Foreign companies will be subject to a separate set of obligations. They must register with the Ministry of Investment, disclose their direct and indirect beneficial owners, appoint a legal representative holding an approved Saudi identity and open a company bank account in the kingdom.
Once these requirements are completed, the Ministry of Investment will issue a registration number. Companies must also notify the ministry within 15 days if ownership of 5 per cent or more changes, whether through a single transaction or several transactions.
The same rule applies if governance arrangements in the company’s country of incorporation allow another party to influence company decisions or limit its independence.
Foreign non-profit organisations will also be brought under the new disclosure framework. They must register with the National Centre for Non-Profit Sector Development, disclose individuals exercising direct or indirect control, appoint an authorised representative with an approved Saudi identity and maintain a Saudi bank account.
The regulations require such entities to report significant structural changes, or changes affecting decision-making control, within 15 days.
The framework also introduces rules covering foreign family ownership.

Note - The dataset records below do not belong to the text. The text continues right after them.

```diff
+__global__ void __launch_bounds__(kSweepThreads) mphf_advance_k(SurvDev cur, uint64_t n, int level, MphfDev m, SurvDev next, uint64_t cap,
+                                                                unsigned long long *__restrict__ next_n, uint64_t next_level_start,
+                                                                uint64_t *__restrict__ coll1) {
+    constexpr int U = kKeysPerThread;
+    {
+        const uint64_t base = (uint64_t)blockIdx.x * kTileKeys;
+        bool on[U];
+        uint64_t s0[U], s1[U];
+        uint32_t b[U];
+#pragma unroll
+        for (int u = 0; u < U; ++u) {
+            const uint64_t i = base + threadIdx.x + u * kSweepThreads;
+            on[u] = i < n;
+            s0[u] = on[u] ? __ldcs((const unsigned long long *)cur.s0 + i) : 0;
+            s1[u] = on[u] ? __ldcs((const unsigned long long *)cur.s1 + i) : 0;
+            b[u] = on[u] ? __ldcs(cur.b + i) : 0;
+        }
+        uint64_t pos[U], word[U];
+#pragma unroll
+        for (int u = 0; u < U; ++u) {
+            LevelHasher lh(Hash128{s1[u], s0[u]});
+            lh.level = level;
+            const size_t p = (size_t)level * m.B + b[u];
+            pos[u] = mulhi64(lh.next(), m.dom[p]);
+            s0[u] = lh.s0; s1[u] = lh.s1;
+            if (on[u]) word[u] = m.bits[m.woff[p] + (pos[u] >> 6)];
+        }
+        bool keep[U];
+        uint64_t w[U];
+#pragma unroll
+        for (int u = 0; u < U; ++u) {
+            keep[u] = on[u] && !((word[u] >> (pos[u] & 63)) & 1ull);
+            LevelHasher lh(Hash128{s1[u], s0[u]});
+            lh.level = level + 1;
+            const size_t p = (size_t)(level + 1) * m.B + b[u];
+            pos[u] = mulhi64(lh.next(), m.dom[p]);
+            w[u] = m.woff[p] + (pos[u] >> 6);
+        }
+        insert_bits<U>(m.bits, coll1, next_level_start, w, pos, keep);
+        uint64_t slot[U];
+        block_append<U>(keep, next_n, slot);
+#pragma unroll
+        for (int u = 0; u < U; ++u)
+            if (keep[u] && slot[u] < cap) { next.s0[slot[u]] = s0[u]; next.s1[slot[u]] = s1[u]; next.b[slot[u]] = b[u]; }
+    }
+}
+
+__global__ void __launch_bounds__(kSweepThreads) mphf_clear_k(uint64_t *__restrict__ bits, uint64_t *__restrict__ coll, uint64_t nwords,
+                                                              unsigned long long *__restrict__ placed) {
+    unsigned long long cnt = 0;
+    ulonglong2 *b2 = reinterpret_cast<ulonglong2 *>(bits);
+    ulonglong2 *c2 = reinterpret_cast<ulonglong2 *>(coll);
+    for (uint64_t i = (uint64_t)blockIdx.x * blockDim.x + threadIdx.x; i < nwords / 2; i += (uint64_t)gridDim.x * blockDim.x) {
+        const ulonglong2 c = c2[i];
+        ulonglong2 v = b2[i];
+        if (c.x | c.y) {
+            v.x &= ~c.x; v.y &= ~c.y;
+            b2[i] = v;
+            c2[i] = make_ulonglong2(0, 0);
+        }
+        cnt += __popcll(v.x) + __popcll(v.y);
+    }
+    __shared__ unsigned long long s_cnt[kSweepThreads / 32];
+#pragma unroll
+    for (int o = 16; o; o >>= 1) cnt += __shfl_xor_sync(0xffffffffu, cnt, o);
+    if ((threadIdx.x & 31) == 0) s_cnt[threadIdx.x >> 5] = cnt;
     __syncthreads();
     if (threadIdx.x == 0) {
-        unsigned tot = 0;
-        for (int w = 0; w < 8; ++w) { unsigned c = s_warp[w]; s_warp[w] = tot; tot += c; }
-        s_base = tot ? atomicAdd(next_n, (unsigned long long)tot) : 0ull;
-    }
-    __syncthreads();
-    if (keep) {
-        const uint64_t slot = s_base + s_warp[warp] + __popc(mask & ((1u << lane) - 1));
-        if (slot < cap) next[slot] = (uint64_t)ki;
+        unsigned long long tot = 0;
+        for (int w = 0; w < kSweepThreads / 32; ++w) tot += s_cnt[w];
+        if (tot) atomicAdd(placed, tot);
     }
 }
 
@@ -211,38 +339,63 @@
     const uint64_t l0_words = level_start[1] - level_start[0];
     DArr<uint64_t> coll(ctx, l0_words + 8);
     SG_CUDA(cudaMemsetAsync(coll.p, 0, coll.bytes(), st));
-    DArr<unsigned long long> d_cnt(ctx, 1);
-    DArr<uint64_t> aliveA, aliveB;
+    DArr<unsigned long long> d_cnt(ctx, 2);
+    DArr<uint64_t> d_tiles(ctx, (size_t)B + 1);
+    std::vector<uint64_t> h_tiles((size_t)B + 1);
+    struct Survivors {
+        DArr<uint64_t> buf;
+        uint64_t cap = 0;
+        void reserve(Ctx *c, uint64_t n) { if (n > cap) { buf.alloc(c, 2 * n + (n + 1) / 2); cap = n; } }
+        SurvDev dev() const { return SurvDev{buf.p, buf.p + cap, reinterpret_cast<uint32_t *>(buf.p + 2 * cap)}; }
+    } surv[2];
     auto place = [&](const KeyTable &t, uint64_t n, int b_lo, int b_hi) {
+        uint64_t placed = 0;
         auto clear = [&](int l) {
             const uint64_t w0 = m->woff[(size_t)l * B + b_lo], nw = m->woff[(size_t)l * B + b_hi] - w0;
-            mphf_clear_k<<<div_up((int64_t)nw, 256), 256, 0, st>>>(m->bits.p + w0, coll.p + (w0 - level_start[l]), nw);
-            ctx->launches++;
+            SG_CUDA(cudaMemsetAsync(d_cnt.p + 1, 0, 8, st));
+            if (nw) {
+                mphf_clear_k<<<std::min(div_up((int64_t)nw / 2, kSweepThreads), ctx->num_sms * 8), kSweepThreads, 0, st>>>(m->bits.p + w0, coll.p + (w0 - level_start[l]), nw, d_cnt.p + 1);
+                ctx->launches++;
+            }
         };
-        const uint64_t *alive = nullptr;
-        uint64_t n_alive = n;
-        mphf_insert_k<NW><<<div_up((int64_t)n_alive, 256), 256, 0, st>>>(t, alive, n_alive, 0, md, level_start[0], coll.p);
+        auto sync_counts = [&](unsigned long long *appended) {
+            SG_CUDA(cudaGetLastError());
+            unsigned long long c[2] = {0, 0};
+            SG_CUDA(cudaMemcpyAsync(c, d_cnt.p, 16, cudaMemcpyDeviceToHost, st));
+            SG_CUDA(cudaStreamSynchronize(st));
+            if (appended) *appended = c[0];
+            placed = c[1];
+        };
+        h_tiles[0] = 0;
+        for (int b = b_lo; b < b_hi; ++b) h_tiles[b - b_lo + 1] = h_tiles[b - b_lo] + div_up(ks->bsz[b], kTileKeys);
+        TileMap tm;
+        tm.tile_first = d_tiles.p; tm.ntiles = h_tiles[b_hi - b_lo]; tm.n = n; tm.kbase = m->starts[b_lo]; tm.b_lo = b_lo; tm.b_hi = b_hi;
+        SG_CUDA(cudaMemcpyAsync(d_tiles.p, h_tiles.data(), (size_t)(b_hi - b_lo + 1) * 8, cudaMemcpyHostToDevice, st));
+        mphf_insert0_k<NW><<<(unsigned)tm.ntiles, kSweepThreads, 0, st>>>(t, tm, md, coll.p);
         ctx->launches++;
         clear(0);
-        for (int l = 0; l < kLevels - 1 && n_alive; ++l) {
-            const bool last = (l == kLevels - 2);
-            DArr<uint64_t> &next = (l & 1) ? aliveA : aliveB;
-            uint64_t cap = (l == 0) ? n_alive / 2 + 1024 : n_alive;
-            if (next.n < cap) next.alloc(ctx, cap);
+        sync_counts(nullptr);
+        uint64_t n_alive = n;
+        for (int l = 0;; ++l) {
+            const uint64_t expect = n_alive - placed;
+            if (expect == 0) break;
+            SG_CHECK(l + 2 < kLevels, 7, "MPHF: keys fell through all 24 bitset levels (reference would use its order-dependent fallback map); unsupported");
+            Survivors &cur = surv[l & 1], &next = surv[(l + 1) & 1];
+            next.reserve(ctx, expect);
             SG_CUDA(cudaMemsetAsync(d_cnt.p, 0, 8, st));
-            mphf_advance_k<NW><<<div_up((int64_t)n_alive, 256), 256, 0, st>>>(t, alive, n_alive, l, md, next.p, (uint64_t)next.n, d_cnt.p,
-                                                                             last ? 0 : 1, last ? 0 : level_start[l + 1], coll.p);
+            if (l == 0)
+                mphf_advance0_k<NW><<<(unsigned)tm.ntiles, kSweepThreads, 0, st>>>(t, tm, md, next.dev(), next.cap, d_cnt.p, level_start[1],
+                                                                                          coll.p);
+            else
+                mphf_advance_k<<<div_up((int64_t)n_alive, kTileKeys), kSweepThreads, 0, st>>>(cur.dev(), n_alive, l, md, next.dev(),
+                                                                                                               next.cap, d_cnt.p, level_start[l + 1], coll.p);
             ctx->launches++;
-            if (!last) clear(l + 1);
-            SG_CUDA(cudaGetLastError());
-            unsigned long long c = 0;
-            SG_CUDA(cudaMemcpyAsync(&c, d_cnt.p, 8, cudaMemcpyDeviceToHost, st));
-            SG_CUDA(cudaStreamSynchronize(st));
-            SG_CHECK(c <= next.n, 6, "internal: MPHF survivor list overflow");
-            alive = next.p;
-            n_alive = c;
-        }
-        SG_CHECK(n_alive == 0, 7, "MPHF: keys fell through all 24 bitset levels (reference would use its order-dependent fallback map); unsupported");
+            clear(l + 1);
+            unsigned long long appended = 0;
+            sync_counts(&appended);
+            SG_CHECK(appended == expect, 6, "internal: MPHF survivors appended differ from the keys left unplaced");
+            n_alive = expect;
+        }
     };
     if (!ks->on_host) {
         place(make_table(ks), n, 0, B);
@@ -260,6 +413,8 @@
             stage.release(c);
         }
     }
+    for (Survivors &v : surv) v.buf.release();
+    coll.release();
     DArr<uint32_t> pop(ctx, nblocks + 1);
     DArr<uint64_t> gscan(ctx, nblocks + 1), piece_base(ctx, (size_t)kLevels * B), d_last(ctx, B);
     SG_CUDA(cudaMemsetAsync(pop.p + nblocks, 0, 4, st));
diff --git a/spades_b200/csrc/mphf_dev.cuh b/spades_b200/csrc/mphf_dev.cuh
--- a/spades_b200/csrc/mphf_dev.cuh
+++ b/spades_b200/csrc/mphf_dev.cuh
@@ -9,18 +9,13 @@
     const uint64_t *keys[kMaxChunks];
 };
 
-template <int NW>
-__device__ __forceinline__ Kmer<NW> table_key(const KeyTable &t, int64_t i) {
+__device__ __forceinline__ const uint64_t *table_chunk_key(const KeyTable &t, int64_t i, int nw) {
     int c = 0, hi = t.nchunks - 1;
     while (c < hi) {
         const int mid = (c + hi + 1) >> 1;
         if (t.first[mid] <= i) c = mid; else hi = mid - 1;
     }
-    const uint64_t *p = t.keys[c] + (i - t.first[c]) * NW;
-    Kmer<NW> k;
-#pragma unroll
-    for (int q = 0; q < NW; ++q) k.w[q] = p[q];
-    return k;
+    return t.keys[c] + (i - t.first[c]) * nw;
 }
 
 struct MphfDev {
@@ -31,16 +26,6 @@
     const uint64_t *ranks;
     uint32_t B;
 };
-
-template <int NW>
-__device__ __forceinline__ uint64_t level_pos(const MphfDev &m, const Kmer<NW> &k, uint32_t b, int level, uint64_t *word_index) {
-    LevelHasher lh(xxh3_128<NW>(k));
-    uint64_t h = 0;
-    for (int l = 0; l <= level; ++l) h = lh.next();
-    const uint64_t pos = mulhi64(h, m.dom[(size_t)level * m.B + b]);
-    *word_index = m.woff[(size_t)level * m.B + b] + (pos >> 6);
-    return pos;
-}
 
 template <int NW>
 __device__ __forceinline__ uint64_t mphf_lookup_dev(const MphfDev &m, const Kmer<NW> &k) {
```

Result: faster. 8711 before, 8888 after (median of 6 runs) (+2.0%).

A foreign spouse and non-Saudi children will be treated as dependants when a residential property is acquired, preventing each member of the same family from separately owning another home. Exceptions apply if the marriage ends, or when a son or daughter reaches the age of 25.
The regulations include specific provisions for Saudi companies with foreign shareholders. Non-listed Saudi companies with foreign ownership may acquire property outside designated foreign ownership zones, excluding Mecca and Medina, after obtaining approval from the Ministry of Investment, provided the property is used for business operations or employee housing.

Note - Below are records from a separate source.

# r9y9/gantts

Hardware: AMD Instinct MI355X
Metric: acoustic frames/sec per G+D GAN step (B=32,T=512) (higher is better)
Workload: dtype f32; 1 GPU; cfg2: TTS acoustic MLP G 425-512x3-187 + conditioned MLP D 483-256x3-1, Adagrad, MGE+ADV loss, global B=32 T=512 (32 sequences per GPU, strong scaling), fp32, dropout 0.5 (Philox); global_batch=32, per_gpu_batch=32, parallelism=dp1

## Files before the change

gantts_amd/_lib.py:

```python
import ctypes as C
import os

import torch

_HERE = os.path.dirname(os.path.abspath(__file__))
LIB_PATH = os.environ.get("GT_HIP_LIB") or os.path.join(_HERE, "libgantts_hip.so")

GT_OK, GT_ERR_INVALID, GT_ERR_HIP, GT_ERR_STATE, GT_ERR_DIM = 0, 1, 2, 3, 4
ROLE_G, ROLE_D = 0, 1
OPT_LSTM_PERSISTENT, OPT_LSTM_FWD_UNITS, OPT_LSTM_XCD_LOCAL, OPT_MATMUL_BF16, OPT_SPLIT_FIRST_LAYER, OPT_FUSED_OPTIMIZER = 2, 3, 4, 5, 6, 7
OPT_SIDE_OVERLAP, OPT_LSTM_SIDE, OPT_COMM_D_ONE_MSG, OPT_COMM_EARLY_G, OPT_COMM_GROUP, OPT_COMM_FORCE = 8, 9, 10, 11, 12, 13
OPT_LAUNCH_RIDERS, OPT_COMM_CLOSE_INLINE, OPT_POLL_RESULTS = 14, 15, 16
OPT_COMM_TV_IN_SUMS, OPT_COMM_IPC, OPT_FUSED_DSTACK = 17, 18, 19
IPC_HANDLE_BYTES, IPC_MAX_WORLD = 64, 8
PROFILE_SLOTS = 16
LSTM_PATH_SLOTS, LSTM_PATH_STEPS, LSTM_PATH_DECLINED = 34, 32, 33
GEMM_PATH_SLOTS = 588
GEMM_ROUTE_FORWARD, GEMM_ROUTE_FORWARD_SEG, GEMM_ROUTE_BACKWARD_DATA, GEMM_ROUTE_WEIGHT_GRAD, GEMM_ROUTE_WEIGHT_GRAD_SPLIT = 0, 1, 2, 3, 4
ARCH_MLP, ARCH_IN2OUT, ARCH_LSTM, ARCH_SRU, ARCH_IN2OUT_RNN = 0, 1, 2, 3, 4
OPT_ADAGRAD, OPT_ADAM = 0, 1
MAX_STREAMS = 8
COMM_ID_BYTES = 128


class StreamConfig(C.Structure):
    _fields_ = [("n_streams", C.c_int32),
                ("stream_sizes", C.c_int32 * MAX_STREAMS),
                ("has_dynamic_features", C.c_int32 * MAX_STREAMS),
                ("num_windows", C.c_int32),
                ("adversarial_streams", C.c_int32 * MAX_STREAMS),
                ("mask_nth_mgc_for_adv_loss", C.c_int32),
                ("discriminator_linguistic_condition", C.c_int32),
                ("cond_dim", C.c_int32)]


class ModelDesc(C.Structure):
    _fields_ = [("arch", C.c_int32), ("in_dim", C.c_int32), ("out_dim", C.c_int32),
                ("num_hidden", C.c_int32), ("hidden_dim", C.c_int32), ("static_dim", C.c_int32),
                ("dropout", C.c_float), ("last_sigmoid", C.c_int32),
                ("bidirectional", C.c_int32), ("use_relu", C.c_int32),
                ("rnn_dropout", C.c_float), ("reserved_", C.c_int32),
                ("params", C.c_void_p), ("grads", C.c_void_p), ("n_params", C.c_int64)]


class OptimDesc(C.Structure):
    _fields_ = [("kind", C.c_int32), ("lr", C.c_float), ("weight_decay", C.c_float), ("eps", C.c_float),
                ("lr_decay", C.c_float), ("beta1", C.c_float), ("beta2", C.c_float),
                ("max_grad_norm", C.c_float), ("step", C.c_int64),
                ("state0", C.c_void_p), ("state1", C.c_void_p)]


class DResult(C.Structure):
    _fields_ = [("loss_d", C.c_float), ("loss_fake_d", C.c_float), ("loss_real_d", C.c_float),
                ("real_correct_count", C.c_float), ("fake_correct_count", C.c_float), ("grad_norm", C.c_float)]


class GResult(C.Structure):
    _fields_ = [("loss_mse", C.c_float), ("loss_mge", C.c_float), ("loss_adv", C.c_float),
                ("loss_g", C.c_float), ("grad_norm", C.c_float)]


class GemmCase(C.Structure):
    _fields_ = ([(n, C.c_int32) for n in ("route", "prec", "rows", "in_dim", "out_dim", "act", "drop")] + [("p", C.c_float)]
                + [("key0", C.c_uint32), ("key1", C.c_uint32)]
                + [(n, C.c_int32) for n in ("accumulate", "col0", "ncols", "wrap", "cd", "rider", "defer", "ldx", "ldw", "ldy", "ld_dy",
                                            "ldh", "ld_mask", "ld_addm", "ld_adv", "ld_dx")]
                + [(n, C.c_void_p) for n in ("x", "w", "bias", "y", "dy", "h", "mask", "addm", "adv", "dx", "dw", "db")])

# ... 131 lines not shown
```

gantts_amd/csrc/eng_core.hip:

```cpp
#include "engine_internal.hip.h"

using namespace gt;
static thread_local char g_err[512] = "";
int fail(int code, const char* fmt, ...) {
  va_list ap;
  va_start(ap, fmt);
  vsnprintf(g_err, sizeof(g_err), fmt, ap);
  va_end(ap);
  return code;
}
extern "C" const char* gt_last_error(void) { return g_err; }
extern "C" const char* gt_version(void) { return "gantts_hip 0.1 (gfx950, f32 MFMA)"; }

int ensure_dyn_lds(const void* kernel, size_t bytes) {
  static std::mutex mu;
  static std::map<std::pair<const void*, int>, size_t> done;
  int dev = 0;
  HIPCHK(hipGetDevice(&dev));
  std::lock_guard<std::mutex> lk(mu);
  size_t& cur = done[std::make_pair(kernel, dev)];
  if (bytes > cur) {
    HIPCHK(hipFuncSetAttribute(kernel, hipFuncAttributeMaxDynamicSharedMemorySize, (int)bytes));
    cur = bytes;
  }
  return GT_OK;
}

GemmProfiler g_prof;
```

Within approved ownership zones, including Mecca and Medina, such companies may acquire property without ministry approval, subject to the conditions set out in the law.

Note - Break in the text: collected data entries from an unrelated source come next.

@@ -962,7 +1030,7 @@
 
 static int gemm_qkv_rope_norm_impl(const void *d_x, const float *d_ssq, const void *d_norm_weight, float eps, const void *d_W64, int32_t rows_pad, int32_t K,
                                    const float *d_cs, const int32_t *d_cache_length, const int32_t *d_n, void *d_q_out, void *d_k_cache, void *d_v_cache,
-                                   int32_t n_heads, int32_t n_kv_heads, int32_t head_dim, int64_t max_len, int32_t dtype, void *stream, int v_t) {
+                                   int32_t n_heads, int32_t n_kv_heads, int32_t head_dim, int64_t max_len, int32_t dtype, void *stream, int v_t, int rows_n) {
     if (!d_x || !d_ssq || !d_norm_weight || !d_W64 || !d_cs || !d_cache_length || !d_n || !d_q_out || !d_k_cache || !d_v_cache || head_dim != 128 || n_heads < 1 ||
         n_kv_heads < 1 || (rows_pad != 16 && rows_pad != 8) || K < GEMM_KC || K % GEMM_KC != 0 || K / 16 > 32 * NORM_NS || (dtype != SAMD_F16 && dtype != SAMD_BF16)) {
         samd_set_error("samd_gemm_qkv_rope_norm: unsupported shape (8 or 16 rows, head_dim 128, K %% 256 == 0, K <= 8192, f16/bf16) or null pointer"); return SAMD_E_INVALID;
@@ -972,8 +1040,11 @@
     const NormArgs na{d_ssq, d_norm_weight, K / 16, 1.f / (float)K, eps};
     hipStream_t st = (hipStream_t)stream;
     hipError_t e = hipSuccess;
-#define GO(TT, CG, AR) e = qkv_rope_launch<TT, 1, 4, CG, true, AR>(st, d_x, d_W64, K, tiles, d_cs, d_cache_length, d_n, d_q_out, d_k_cache, d_v_cache, n_heads, n_kv_heads, (long long)max_len, v_t, na)
-    if (rows_pad == 8) {
+#define GO(TT, CG, AR) e = qkv_rope_launch<TT, 1, 4, CG, true, AR>(st, d_x, d_W64, K, tiles, d_cs, d_cache_length, d_n, d_q_out, d_k_cache, d_v_cache, n_heads, n_kv_heads, (long long)max_len, v_t, na, rows_pad)
+    if (rows_n) {
+        if (groups == 3) { if (dtype == SAMD_F16) GO(GF16, 3, 0); else GO(GBF16, 3, 0); }
+        else { if (dtype == SAMD_F16) GO(GF16, 4, 0); else GO(GBF16, 4, 0); }
+    } else if (rows_pad == 8) {
         if (groups == 3) { if (dtype == SAMD_F16) GO(GF16, 3, 8); else GO(GBF16, 3, 8); }
         else { if (dtype == SAMD_F16) GO(GF16, 4, 8); else GO(GBF16, 4, 8); }
     } else {
@@ -990,14 +1061,28 @@
                             const float *d_cs, const int32_t *d_cache_length, const int32_t *d_n, void *d_q_out, void *d_k_cache, void *d_v_cache,
                             int32_t n_heads, int32_t n_kv_heads, int32_t head_dim, int64_t max_len, int32_t dtype, void *stream) {
     return gemm_qkv_rope_norm_impl(d_x, d_ssq, d_norm_weight, eps, d_W64, rows_pad, K, d_cs, d_cache_length, d_n, d_q_out, d_k_cache, d_v_cache, n_heads, n_kv_heads, head_dim,
-                                   max_len, dtype, stream, 0);
+                                   max_len, dtype, stream, 0, 0);
 }
 
 int samd_gemm_qkv_rope_norm_vt(const void *d_x, const float *d_ssq, const void *d_norm_weight, float eps, const void *d_W64, int32_t rows_pad, int32_t K,
                                const float *d_cs, const int32_t *d_cache_length, const int32_t *d_n, void *d_q_out, void *d_k_cache, void *d_vt_cache,
                                int32_t n_heads, int32_t n_kv_heads, int32_t head_dim, int64_t max_len, int32_t dtype, void *stream) {
     return gemm_qkv_rope_norm_impl(d_x, d_ssq, d_norm_weight, eps, d_W64, rows_pad, K, d_cs, d_cache_length, d_n, d_q_out, d_k_cache, d_vt_cache, n_heads, n_kv_heads, head_dim,
-                                   max_len, dtype, stream, 1);
+                                   max_len, dtype, stream, 1, 0);
+}
+
+int samd_gemm_qkv_rope_norm_n(const void *d_x, const float *d_ssq, const void *d_norm_weight, float eps, const void *d_W64, int32_t rows_pad, int32_t K,
+                              const float *d_cs, const int32_t *d_cache_length, const int32_t *d_n, void *d_q_out, void *d_k_cache, void *d_v_cache,
+                              int32_t n_heads, int32_t n_kv_heads, int32_t head_dim, int64_t max_len, int32_t dtype, void *stream) {
+    return gemm_qkv_rope_norm_impl(d_x, d_ssq, d_norm_weight, eps, d_W64, rows_pad, K, d_cs, d_cache_length, d_n, d_q_out, d_k_cache, d_v_cache, n_heads, n_kv_heads, head_dim,
+                                   max_len, dtype, stream, 0, 1);
+}
+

The law also preserves the religious sensitivity of the two holy cities. Earlier published provisions of the law state that ownership in Mecca and Medina is restricted to Muslim individuals, while companies and investment vehicles are subject to specific controls.
The regulations impose a 2 per cent fee on transactions involving real estate rights acquired by non-Saudis in Riyadh, Jeddah, Mecca and Medina.
Ten categories of transactions are exempt, including inheritance divisions, final court judgments, expropriation for public use, donations to endowments and government entities, certain diplomatic and international organisation transactions under reciprocity arrangements, and some transfers to wholly owned companies or investment funds.
All financial transactions linked to property purchases or disposals must be completed through electronic payment systems approved under Saudi Central Bank regulations before title deeds are transferred through the Real Estate Registry.
Legal notifications will also be considered valid if sent through communication channels registered on the electronic portal or by text message to officially registered Saudi mobile numbers.
Enforcement powers have been strengthened under the new regulations. Inspectors appointed by the Real Estate General Authority will be authorised to investigate and document violations. Before penalties are imposed, violators must be given between 10 and 180 days to rectify their status, depending on the nature of the breach.
Foreign buyers who submit false or misleading information to obtain property ownership rights may be fined up to 5 per cent of the value of the property right, capped at SR10 million.
Other violations, including failure to disclose ownership changes, obstructing inspectors or failing to correct breaches within the required timeframe, may result in warnings or fines that vary according to the value of the property and the seriousness of the violation.
The regulations are expected to be followed by a detailed procedural guide from the Real Estate General Authority, setting out how the new rules will be applied in practice.